- [TO DO] If a line of the records holds the word "form", copy it out.
*** MATERIAL FOR THE TASK Section Begins ***
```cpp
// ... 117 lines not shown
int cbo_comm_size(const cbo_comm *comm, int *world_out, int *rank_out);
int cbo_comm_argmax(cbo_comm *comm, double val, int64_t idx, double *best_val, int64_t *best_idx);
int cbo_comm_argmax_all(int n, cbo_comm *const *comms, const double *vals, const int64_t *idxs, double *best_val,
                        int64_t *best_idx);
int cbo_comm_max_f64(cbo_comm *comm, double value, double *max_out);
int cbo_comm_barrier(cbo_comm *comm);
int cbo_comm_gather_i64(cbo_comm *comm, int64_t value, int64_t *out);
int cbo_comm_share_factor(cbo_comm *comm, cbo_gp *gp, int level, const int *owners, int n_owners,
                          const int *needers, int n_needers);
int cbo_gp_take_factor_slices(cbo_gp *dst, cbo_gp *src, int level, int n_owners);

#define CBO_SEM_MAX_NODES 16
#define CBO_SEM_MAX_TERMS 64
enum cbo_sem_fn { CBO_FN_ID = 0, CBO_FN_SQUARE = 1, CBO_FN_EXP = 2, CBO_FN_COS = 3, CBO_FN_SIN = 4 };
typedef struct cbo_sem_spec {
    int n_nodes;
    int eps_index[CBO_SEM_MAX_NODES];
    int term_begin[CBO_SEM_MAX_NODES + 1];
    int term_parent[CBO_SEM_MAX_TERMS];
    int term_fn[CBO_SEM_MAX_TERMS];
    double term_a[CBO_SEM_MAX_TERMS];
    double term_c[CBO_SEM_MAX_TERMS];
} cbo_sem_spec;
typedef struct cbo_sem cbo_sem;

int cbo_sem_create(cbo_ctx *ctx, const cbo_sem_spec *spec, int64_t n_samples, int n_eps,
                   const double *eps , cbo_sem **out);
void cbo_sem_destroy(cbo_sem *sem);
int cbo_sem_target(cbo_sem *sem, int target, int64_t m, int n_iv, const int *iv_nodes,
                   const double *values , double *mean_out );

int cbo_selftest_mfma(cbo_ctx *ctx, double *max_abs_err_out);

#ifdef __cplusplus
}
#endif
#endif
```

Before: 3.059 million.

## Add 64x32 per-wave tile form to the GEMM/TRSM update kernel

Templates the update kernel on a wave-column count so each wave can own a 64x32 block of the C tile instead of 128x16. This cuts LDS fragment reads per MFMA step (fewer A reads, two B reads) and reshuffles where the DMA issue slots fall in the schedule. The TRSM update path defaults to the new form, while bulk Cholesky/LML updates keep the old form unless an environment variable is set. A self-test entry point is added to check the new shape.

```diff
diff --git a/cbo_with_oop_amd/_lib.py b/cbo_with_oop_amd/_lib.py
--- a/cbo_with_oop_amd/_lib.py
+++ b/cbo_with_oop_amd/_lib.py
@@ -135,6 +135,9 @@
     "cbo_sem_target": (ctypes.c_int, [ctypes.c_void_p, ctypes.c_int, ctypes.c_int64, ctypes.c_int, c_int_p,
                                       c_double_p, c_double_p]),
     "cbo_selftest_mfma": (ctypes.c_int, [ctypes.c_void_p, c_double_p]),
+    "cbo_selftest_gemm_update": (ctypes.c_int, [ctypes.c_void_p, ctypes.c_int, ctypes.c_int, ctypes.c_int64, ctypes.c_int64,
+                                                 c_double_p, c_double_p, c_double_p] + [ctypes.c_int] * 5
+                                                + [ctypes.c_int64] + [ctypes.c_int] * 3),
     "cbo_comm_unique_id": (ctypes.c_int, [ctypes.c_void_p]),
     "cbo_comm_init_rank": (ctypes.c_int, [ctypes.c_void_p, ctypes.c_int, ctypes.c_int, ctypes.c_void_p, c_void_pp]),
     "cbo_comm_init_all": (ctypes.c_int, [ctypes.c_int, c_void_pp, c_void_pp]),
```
*** MATERIAL FOR THE TASK Section Ends ***
*** MATERIAL FOR THE TASK Section Begins ***
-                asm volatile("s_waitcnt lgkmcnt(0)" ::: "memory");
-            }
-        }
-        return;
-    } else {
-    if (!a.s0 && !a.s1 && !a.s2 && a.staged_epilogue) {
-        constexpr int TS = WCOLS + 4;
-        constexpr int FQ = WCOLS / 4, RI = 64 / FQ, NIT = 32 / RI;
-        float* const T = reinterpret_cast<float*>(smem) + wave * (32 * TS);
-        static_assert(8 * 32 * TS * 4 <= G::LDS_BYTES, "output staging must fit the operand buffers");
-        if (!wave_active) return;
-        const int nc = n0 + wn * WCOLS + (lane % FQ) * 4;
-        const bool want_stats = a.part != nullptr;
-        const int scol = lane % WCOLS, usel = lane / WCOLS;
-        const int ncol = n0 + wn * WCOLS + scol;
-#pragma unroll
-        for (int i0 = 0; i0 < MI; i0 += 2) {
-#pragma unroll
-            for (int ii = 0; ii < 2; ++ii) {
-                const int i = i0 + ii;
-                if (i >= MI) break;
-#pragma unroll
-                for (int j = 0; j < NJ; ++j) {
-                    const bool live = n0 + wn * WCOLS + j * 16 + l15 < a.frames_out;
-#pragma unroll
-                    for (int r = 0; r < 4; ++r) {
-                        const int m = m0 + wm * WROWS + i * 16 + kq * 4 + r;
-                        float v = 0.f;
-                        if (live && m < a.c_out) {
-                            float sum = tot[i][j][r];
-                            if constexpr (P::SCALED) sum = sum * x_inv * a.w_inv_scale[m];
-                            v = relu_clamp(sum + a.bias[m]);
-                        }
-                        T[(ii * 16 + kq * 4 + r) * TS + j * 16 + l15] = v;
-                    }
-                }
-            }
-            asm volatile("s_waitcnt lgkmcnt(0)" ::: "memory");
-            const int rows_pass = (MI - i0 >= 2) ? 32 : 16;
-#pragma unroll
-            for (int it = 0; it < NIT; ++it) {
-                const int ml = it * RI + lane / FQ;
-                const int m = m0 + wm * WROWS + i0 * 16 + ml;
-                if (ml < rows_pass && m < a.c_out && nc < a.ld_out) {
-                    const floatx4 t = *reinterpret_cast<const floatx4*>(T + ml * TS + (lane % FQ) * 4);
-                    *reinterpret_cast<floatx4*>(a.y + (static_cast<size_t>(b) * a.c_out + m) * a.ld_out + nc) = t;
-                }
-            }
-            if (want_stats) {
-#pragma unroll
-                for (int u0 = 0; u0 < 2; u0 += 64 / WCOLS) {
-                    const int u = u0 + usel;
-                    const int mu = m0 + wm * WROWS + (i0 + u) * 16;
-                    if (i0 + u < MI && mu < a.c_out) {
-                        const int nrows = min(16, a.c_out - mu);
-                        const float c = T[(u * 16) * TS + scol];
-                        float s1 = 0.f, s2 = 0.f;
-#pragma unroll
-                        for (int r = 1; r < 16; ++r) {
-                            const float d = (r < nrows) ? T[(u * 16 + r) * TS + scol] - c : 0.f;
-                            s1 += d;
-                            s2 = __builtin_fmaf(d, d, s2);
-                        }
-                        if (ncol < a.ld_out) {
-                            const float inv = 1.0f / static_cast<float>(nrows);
*** MATERIAL FOR THE TASK Section Ends ***
- [REPLY TO THE TASK]
## Add 64x32 per-wave tile form to the GEMM/TRSM update kernel
Templates the update kernel on a wave-column count so each wave can own a 64x32 block of the C tile instead of 128x16. This cuts LDS fragment reads per MFMA step (fewer A reads, two B reads) and reshuffles where the DMA issue slots fall in the schedule. The TRSM update path defaults to the new form, while bulk Cholesky/LML updates keep the old form unless an environment variable is set. A self-test entry point is added to check the new shape.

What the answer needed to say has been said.